- _TASK ITEM_:
Look through the material below and count the lines that hold "double". Give that number by itself.

*** RECORDS FOR THIS TASK Section Begins ***

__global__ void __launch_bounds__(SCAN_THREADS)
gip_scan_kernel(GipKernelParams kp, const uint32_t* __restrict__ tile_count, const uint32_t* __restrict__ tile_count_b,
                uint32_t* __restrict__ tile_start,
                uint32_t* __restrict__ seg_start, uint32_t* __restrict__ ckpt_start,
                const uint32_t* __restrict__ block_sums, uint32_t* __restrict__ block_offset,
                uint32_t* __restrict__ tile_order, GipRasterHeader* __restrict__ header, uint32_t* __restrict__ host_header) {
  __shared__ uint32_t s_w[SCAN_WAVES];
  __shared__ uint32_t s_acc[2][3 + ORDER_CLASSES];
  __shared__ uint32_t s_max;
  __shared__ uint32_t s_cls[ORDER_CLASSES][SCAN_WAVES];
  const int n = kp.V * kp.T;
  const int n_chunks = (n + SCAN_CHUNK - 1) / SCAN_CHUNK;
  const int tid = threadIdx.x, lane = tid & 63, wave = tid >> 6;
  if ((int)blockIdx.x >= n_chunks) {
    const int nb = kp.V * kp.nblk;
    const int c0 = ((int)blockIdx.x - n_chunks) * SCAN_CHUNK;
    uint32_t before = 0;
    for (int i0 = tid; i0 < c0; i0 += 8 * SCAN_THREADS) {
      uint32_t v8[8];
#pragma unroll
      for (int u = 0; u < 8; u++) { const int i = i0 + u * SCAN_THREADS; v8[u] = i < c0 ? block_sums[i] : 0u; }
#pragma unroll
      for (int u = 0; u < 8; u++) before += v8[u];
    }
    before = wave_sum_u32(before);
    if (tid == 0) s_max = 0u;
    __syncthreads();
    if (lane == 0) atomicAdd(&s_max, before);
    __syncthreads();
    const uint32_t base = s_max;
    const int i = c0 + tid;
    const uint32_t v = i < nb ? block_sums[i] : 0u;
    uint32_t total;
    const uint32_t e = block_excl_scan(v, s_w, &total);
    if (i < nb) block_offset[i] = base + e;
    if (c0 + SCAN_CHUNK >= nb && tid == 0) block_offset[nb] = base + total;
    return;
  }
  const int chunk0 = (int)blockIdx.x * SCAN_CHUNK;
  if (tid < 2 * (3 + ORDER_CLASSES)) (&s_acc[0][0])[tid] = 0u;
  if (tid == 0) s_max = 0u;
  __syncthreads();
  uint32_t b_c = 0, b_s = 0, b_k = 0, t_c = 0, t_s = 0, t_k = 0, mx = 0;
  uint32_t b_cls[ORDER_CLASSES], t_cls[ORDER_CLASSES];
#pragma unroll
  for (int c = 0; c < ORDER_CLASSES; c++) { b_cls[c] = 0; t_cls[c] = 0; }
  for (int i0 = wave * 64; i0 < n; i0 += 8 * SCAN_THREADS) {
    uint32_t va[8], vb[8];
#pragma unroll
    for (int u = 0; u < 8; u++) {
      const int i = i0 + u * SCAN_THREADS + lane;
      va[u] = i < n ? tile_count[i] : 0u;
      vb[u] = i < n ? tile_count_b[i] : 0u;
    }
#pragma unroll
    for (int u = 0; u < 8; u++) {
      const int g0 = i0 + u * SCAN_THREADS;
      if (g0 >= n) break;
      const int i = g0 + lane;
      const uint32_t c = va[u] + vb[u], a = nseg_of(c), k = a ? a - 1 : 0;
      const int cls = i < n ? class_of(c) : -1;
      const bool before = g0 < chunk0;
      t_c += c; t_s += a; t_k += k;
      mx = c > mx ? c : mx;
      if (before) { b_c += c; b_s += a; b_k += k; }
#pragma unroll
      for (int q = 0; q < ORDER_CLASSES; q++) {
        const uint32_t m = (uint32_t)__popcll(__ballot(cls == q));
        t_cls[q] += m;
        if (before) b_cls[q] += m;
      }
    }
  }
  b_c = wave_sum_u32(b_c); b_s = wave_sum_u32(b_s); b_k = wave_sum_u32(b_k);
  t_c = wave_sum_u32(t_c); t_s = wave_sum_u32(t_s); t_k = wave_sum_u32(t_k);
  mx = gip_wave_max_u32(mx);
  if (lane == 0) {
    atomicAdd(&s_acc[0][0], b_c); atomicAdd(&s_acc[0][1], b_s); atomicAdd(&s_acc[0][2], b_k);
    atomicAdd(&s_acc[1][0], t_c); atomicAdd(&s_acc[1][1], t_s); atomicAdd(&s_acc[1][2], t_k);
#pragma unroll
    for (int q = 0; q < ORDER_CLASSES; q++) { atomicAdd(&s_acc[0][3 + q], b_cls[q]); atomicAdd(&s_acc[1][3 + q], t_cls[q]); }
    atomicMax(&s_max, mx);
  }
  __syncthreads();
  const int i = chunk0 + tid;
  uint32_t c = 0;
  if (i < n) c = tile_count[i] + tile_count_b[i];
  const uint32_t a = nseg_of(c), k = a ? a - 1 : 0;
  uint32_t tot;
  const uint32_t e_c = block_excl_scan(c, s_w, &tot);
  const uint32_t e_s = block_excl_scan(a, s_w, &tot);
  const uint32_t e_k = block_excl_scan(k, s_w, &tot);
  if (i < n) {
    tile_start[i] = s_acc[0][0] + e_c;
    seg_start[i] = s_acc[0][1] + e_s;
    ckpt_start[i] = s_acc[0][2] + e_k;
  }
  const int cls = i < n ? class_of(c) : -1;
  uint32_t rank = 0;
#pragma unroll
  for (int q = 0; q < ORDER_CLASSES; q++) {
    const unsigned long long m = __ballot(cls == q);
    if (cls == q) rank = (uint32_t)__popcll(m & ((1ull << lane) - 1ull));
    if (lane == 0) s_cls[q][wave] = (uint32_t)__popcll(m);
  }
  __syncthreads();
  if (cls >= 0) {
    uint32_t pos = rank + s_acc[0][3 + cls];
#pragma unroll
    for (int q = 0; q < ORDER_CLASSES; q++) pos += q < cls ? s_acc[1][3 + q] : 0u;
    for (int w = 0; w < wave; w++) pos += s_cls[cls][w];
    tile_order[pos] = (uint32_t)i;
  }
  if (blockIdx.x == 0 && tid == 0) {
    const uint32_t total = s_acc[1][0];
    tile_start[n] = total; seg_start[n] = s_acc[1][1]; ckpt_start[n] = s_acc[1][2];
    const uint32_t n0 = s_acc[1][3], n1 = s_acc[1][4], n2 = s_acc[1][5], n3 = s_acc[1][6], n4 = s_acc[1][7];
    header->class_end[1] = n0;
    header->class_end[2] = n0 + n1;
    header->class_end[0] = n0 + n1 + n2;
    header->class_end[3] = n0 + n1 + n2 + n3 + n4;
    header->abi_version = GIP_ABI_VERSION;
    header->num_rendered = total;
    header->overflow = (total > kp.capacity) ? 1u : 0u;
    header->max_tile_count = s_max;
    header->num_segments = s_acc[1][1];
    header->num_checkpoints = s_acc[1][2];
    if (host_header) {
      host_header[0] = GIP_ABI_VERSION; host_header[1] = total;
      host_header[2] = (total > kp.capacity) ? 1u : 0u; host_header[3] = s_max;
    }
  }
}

*** RECORDS FOR THIS TASK Section Ends ***
*** RECORDS FOR THIS TASK Section Begins ***

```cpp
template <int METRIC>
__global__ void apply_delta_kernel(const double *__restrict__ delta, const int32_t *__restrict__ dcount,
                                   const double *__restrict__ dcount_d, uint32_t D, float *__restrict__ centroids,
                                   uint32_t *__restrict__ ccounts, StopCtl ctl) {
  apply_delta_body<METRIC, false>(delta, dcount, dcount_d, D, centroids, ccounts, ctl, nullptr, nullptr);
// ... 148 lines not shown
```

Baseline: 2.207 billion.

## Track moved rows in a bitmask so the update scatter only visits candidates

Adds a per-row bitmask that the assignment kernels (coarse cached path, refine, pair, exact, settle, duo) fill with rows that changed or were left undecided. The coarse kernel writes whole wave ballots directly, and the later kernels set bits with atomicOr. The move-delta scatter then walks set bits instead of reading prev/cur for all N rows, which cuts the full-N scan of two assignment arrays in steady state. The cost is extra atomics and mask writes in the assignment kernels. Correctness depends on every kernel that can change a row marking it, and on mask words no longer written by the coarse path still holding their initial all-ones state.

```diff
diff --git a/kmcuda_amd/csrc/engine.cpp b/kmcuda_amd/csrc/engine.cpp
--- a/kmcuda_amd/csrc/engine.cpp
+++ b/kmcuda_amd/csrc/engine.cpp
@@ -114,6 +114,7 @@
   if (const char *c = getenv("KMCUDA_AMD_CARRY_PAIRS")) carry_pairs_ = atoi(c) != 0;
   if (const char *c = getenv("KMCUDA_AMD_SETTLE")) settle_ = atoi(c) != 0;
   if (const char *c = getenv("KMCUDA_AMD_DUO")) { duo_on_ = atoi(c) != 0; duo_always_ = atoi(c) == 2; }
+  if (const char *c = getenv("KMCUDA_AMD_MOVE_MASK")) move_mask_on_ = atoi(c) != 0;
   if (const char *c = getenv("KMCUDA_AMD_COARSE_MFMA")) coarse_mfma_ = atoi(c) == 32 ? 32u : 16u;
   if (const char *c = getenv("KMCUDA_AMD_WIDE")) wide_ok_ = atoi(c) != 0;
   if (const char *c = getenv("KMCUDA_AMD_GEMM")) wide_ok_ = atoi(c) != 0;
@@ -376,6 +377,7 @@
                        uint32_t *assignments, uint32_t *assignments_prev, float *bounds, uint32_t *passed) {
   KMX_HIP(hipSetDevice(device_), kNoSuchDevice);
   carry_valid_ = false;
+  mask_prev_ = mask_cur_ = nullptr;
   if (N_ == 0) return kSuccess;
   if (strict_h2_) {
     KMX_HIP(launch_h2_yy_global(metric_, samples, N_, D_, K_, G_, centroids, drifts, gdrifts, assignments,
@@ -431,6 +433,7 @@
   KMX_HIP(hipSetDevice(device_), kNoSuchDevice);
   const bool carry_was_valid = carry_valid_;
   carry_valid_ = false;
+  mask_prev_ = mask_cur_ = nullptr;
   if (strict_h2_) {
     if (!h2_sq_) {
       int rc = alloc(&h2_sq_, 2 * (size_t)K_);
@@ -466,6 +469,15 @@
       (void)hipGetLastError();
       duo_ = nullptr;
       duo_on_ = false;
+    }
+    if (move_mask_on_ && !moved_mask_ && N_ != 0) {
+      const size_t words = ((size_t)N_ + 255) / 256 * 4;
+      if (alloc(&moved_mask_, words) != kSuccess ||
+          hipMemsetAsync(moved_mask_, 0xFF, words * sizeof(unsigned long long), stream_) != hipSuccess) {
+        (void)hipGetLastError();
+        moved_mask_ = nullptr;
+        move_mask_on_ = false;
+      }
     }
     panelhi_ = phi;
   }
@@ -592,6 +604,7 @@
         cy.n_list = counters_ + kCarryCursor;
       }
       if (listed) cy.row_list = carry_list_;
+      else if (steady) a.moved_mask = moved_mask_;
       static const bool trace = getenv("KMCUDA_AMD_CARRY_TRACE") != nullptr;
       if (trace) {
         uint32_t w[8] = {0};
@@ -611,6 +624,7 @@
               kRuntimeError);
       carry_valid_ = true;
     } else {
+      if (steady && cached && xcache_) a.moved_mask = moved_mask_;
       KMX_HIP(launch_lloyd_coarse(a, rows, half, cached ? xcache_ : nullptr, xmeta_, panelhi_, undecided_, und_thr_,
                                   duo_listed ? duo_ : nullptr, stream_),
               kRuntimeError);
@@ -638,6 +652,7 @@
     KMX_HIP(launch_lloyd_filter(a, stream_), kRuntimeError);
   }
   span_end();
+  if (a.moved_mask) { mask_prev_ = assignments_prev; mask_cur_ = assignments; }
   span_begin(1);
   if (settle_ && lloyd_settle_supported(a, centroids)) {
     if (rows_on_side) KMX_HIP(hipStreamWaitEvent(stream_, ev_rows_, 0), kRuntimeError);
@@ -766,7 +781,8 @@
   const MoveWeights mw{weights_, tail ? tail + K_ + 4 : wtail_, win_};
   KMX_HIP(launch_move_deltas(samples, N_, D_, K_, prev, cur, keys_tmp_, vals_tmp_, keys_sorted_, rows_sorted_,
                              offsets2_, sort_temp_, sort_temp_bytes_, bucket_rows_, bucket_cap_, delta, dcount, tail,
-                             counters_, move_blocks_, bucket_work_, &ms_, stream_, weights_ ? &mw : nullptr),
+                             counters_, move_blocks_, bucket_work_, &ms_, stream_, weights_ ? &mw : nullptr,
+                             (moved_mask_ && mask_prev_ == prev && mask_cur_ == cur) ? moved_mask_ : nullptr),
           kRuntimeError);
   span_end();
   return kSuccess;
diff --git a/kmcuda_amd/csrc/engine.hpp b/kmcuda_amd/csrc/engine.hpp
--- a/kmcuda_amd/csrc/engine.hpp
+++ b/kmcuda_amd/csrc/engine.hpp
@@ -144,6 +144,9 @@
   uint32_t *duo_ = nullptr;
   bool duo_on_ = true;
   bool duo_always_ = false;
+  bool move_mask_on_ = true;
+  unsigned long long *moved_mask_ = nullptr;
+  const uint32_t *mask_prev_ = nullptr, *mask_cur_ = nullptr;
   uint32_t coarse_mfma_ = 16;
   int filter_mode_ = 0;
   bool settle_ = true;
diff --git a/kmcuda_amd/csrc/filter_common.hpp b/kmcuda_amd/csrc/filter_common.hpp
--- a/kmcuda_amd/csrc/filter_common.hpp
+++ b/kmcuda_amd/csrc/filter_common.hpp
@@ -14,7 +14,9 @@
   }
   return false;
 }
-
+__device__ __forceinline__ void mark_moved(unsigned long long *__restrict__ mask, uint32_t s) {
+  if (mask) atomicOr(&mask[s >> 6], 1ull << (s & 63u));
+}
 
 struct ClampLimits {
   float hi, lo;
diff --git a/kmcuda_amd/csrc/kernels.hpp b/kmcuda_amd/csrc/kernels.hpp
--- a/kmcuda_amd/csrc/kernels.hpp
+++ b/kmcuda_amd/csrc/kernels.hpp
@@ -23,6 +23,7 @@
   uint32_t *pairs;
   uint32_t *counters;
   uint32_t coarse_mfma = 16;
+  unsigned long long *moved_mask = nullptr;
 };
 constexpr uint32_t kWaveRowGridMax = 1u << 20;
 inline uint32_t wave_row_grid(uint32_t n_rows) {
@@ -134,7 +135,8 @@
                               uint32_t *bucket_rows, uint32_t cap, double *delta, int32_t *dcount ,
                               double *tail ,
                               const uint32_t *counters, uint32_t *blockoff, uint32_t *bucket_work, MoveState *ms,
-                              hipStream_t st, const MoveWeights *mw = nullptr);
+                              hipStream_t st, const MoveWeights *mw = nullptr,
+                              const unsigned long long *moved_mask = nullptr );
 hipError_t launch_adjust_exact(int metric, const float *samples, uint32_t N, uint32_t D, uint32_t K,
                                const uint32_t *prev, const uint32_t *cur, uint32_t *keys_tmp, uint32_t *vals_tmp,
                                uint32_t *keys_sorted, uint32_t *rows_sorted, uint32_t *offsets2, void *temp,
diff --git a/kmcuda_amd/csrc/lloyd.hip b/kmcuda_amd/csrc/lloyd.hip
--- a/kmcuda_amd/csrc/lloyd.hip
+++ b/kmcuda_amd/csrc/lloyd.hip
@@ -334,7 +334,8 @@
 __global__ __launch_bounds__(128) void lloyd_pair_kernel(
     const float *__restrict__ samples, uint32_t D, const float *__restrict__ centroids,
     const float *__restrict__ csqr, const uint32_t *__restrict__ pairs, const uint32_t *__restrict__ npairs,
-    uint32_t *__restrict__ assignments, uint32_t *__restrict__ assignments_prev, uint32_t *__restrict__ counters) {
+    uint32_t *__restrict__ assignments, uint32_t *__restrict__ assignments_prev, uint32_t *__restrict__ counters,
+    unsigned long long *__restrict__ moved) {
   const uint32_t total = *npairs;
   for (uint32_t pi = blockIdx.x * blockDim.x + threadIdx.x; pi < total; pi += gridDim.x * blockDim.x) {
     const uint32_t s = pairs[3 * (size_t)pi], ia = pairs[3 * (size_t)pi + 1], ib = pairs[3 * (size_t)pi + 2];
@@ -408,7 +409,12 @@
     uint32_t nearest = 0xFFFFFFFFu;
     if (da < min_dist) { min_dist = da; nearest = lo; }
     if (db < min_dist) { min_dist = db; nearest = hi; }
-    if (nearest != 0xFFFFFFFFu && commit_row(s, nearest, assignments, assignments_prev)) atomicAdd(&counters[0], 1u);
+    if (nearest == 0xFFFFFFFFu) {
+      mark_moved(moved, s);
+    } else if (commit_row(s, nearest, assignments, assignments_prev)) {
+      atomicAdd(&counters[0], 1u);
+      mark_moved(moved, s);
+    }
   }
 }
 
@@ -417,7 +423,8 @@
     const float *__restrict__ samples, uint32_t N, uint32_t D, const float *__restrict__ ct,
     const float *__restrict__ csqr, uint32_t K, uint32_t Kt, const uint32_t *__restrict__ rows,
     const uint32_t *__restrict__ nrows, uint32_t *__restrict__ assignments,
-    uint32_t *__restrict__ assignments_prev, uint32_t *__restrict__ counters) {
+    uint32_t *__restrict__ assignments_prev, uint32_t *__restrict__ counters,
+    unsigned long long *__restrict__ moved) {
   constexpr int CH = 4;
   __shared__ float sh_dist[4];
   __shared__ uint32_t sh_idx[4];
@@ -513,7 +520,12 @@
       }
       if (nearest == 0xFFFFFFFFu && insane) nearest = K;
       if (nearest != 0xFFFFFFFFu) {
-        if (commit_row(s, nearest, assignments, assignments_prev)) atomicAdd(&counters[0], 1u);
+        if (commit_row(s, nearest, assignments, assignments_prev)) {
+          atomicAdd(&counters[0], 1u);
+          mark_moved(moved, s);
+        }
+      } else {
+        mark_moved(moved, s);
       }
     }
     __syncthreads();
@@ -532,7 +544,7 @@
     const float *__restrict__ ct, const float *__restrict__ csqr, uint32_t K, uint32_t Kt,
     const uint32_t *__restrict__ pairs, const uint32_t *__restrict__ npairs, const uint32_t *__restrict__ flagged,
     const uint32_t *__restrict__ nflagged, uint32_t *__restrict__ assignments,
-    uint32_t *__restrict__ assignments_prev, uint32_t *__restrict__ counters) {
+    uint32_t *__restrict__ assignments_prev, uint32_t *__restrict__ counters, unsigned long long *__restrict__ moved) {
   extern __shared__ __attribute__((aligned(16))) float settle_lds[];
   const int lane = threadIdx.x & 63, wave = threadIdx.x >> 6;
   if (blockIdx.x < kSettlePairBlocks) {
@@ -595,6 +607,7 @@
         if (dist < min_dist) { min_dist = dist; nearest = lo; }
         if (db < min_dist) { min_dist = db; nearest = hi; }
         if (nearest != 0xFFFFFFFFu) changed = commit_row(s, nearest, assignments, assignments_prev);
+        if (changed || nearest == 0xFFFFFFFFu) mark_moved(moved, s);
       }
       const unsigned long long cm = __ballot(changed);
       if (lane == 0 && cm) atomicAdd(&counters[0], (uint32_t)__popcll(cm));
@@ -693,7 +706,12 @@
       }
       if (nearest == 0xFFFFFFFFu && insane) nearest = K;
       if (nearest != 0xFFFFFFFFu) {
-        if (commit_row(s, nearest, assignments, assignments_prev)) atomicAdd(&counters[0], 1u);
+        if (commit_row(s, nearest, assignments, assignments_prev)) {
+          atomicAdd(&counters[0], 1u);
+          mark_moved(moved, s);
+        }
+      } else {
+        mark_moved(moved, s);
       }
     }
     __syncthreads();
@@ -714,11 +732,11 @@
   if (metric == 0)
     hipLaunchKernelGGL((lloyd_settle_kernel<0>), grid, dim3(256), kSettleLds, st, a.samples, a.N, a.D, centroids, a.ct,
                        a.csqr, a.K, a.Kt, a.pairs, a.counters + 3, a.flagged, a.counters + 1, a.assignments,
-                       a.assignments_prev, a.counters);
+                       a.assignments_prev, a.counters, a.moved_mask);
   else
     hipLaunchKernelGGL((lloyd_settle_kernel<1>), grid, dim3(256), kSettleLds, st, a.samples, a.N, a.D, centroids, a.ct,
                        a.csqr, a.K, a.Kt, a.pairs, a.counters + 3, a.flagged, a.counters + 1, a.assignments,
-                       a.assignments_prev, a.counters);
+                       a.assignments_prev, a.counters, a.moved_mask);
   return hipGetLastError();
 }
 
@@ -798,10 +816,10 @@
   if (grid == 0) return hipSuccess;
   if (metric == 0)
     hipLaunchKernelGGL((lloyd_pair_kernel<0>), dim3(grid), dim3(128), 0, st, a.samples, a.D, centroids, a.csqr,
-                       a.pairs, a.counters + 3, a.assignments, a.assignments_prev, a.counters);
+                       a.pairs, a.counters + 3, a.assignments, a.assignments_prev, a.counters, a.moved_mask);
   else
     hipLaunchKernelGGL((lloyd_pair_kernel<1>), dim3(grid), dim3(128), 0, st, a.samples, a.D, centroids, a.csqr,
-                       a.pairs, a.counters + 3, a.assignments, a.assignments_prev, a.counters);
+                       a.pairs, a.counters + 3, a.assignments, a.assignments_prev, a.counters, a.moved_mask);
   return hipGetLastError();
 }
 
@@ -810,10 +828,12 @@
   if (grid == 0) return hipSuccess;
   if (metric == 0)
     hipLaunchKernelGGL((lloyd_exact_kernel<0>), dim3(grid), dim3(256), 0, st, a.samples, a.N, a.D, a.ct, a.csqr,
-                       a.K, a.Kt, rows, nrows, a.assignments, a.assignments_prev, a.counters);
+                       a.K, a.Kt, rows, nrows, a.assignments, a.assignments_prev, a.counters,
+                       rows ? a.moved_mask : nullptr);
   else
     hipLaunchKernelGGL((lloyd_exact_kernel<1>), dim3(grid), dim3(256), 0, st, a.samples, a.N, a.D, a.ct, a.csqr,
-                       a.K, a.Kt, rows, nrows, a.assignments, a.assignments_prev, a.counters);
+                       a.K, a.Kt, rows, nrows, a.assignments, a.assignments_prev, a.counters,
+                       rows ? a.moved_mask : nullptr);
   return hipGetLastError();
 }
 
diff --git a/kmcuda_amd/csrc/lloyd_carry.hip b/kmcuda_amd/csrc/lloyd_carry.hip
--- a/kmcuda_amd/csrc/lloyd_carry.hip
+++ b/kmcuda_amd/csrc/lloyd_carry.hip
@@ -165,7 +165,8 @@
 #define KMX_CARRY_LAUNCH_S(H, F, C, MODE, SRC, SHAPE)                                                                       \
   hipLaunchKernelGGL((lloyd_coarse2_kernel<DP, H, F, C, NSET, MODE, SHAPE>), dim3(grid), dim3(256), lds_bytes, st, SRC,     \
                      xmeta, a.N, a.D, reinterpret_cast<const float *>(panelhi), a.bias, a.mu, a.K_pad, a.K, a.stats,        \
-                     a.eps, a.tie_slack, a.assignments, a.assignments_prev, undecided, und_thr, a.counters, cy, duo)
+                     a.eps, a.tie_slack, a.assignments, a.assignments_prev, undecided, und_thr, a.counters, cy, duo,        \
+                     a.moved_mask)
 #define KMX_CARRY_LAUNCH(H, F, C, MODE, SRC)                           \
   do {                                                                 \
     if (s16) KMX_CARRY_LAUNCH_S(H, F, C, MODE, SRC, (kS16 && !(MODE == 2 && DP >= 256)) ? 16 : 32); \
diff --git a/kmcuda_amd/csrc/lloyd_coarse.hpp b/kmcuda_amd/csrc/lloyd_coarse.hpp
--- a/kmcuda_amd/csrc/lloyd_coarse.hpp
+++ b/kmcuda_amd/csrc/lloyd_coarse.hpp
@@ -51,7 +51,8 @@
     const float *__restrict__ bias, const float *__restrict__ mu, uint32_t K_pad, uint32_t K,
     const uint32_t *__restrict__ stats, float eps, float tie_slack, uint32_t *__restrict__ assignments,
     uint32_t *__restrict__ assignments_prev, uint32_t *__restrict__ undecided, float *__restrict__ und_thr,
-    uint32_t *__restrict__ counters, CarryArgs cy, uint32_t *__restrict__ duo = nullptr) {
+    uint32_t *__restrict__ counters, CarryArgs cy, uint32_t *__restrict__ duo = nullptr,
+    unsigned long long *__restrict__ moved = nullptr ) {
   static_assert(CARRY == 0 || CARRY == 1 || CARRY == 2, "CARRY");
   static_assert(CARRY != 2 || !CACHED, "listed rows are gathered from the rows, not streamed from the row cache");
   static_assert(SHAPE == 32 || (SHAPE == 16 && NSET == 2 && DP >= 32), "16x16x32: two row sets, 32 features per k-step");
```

*** RECORDS FOR THIS TASK Section Ends ***

- _EXERCISE SOLUTION_:
4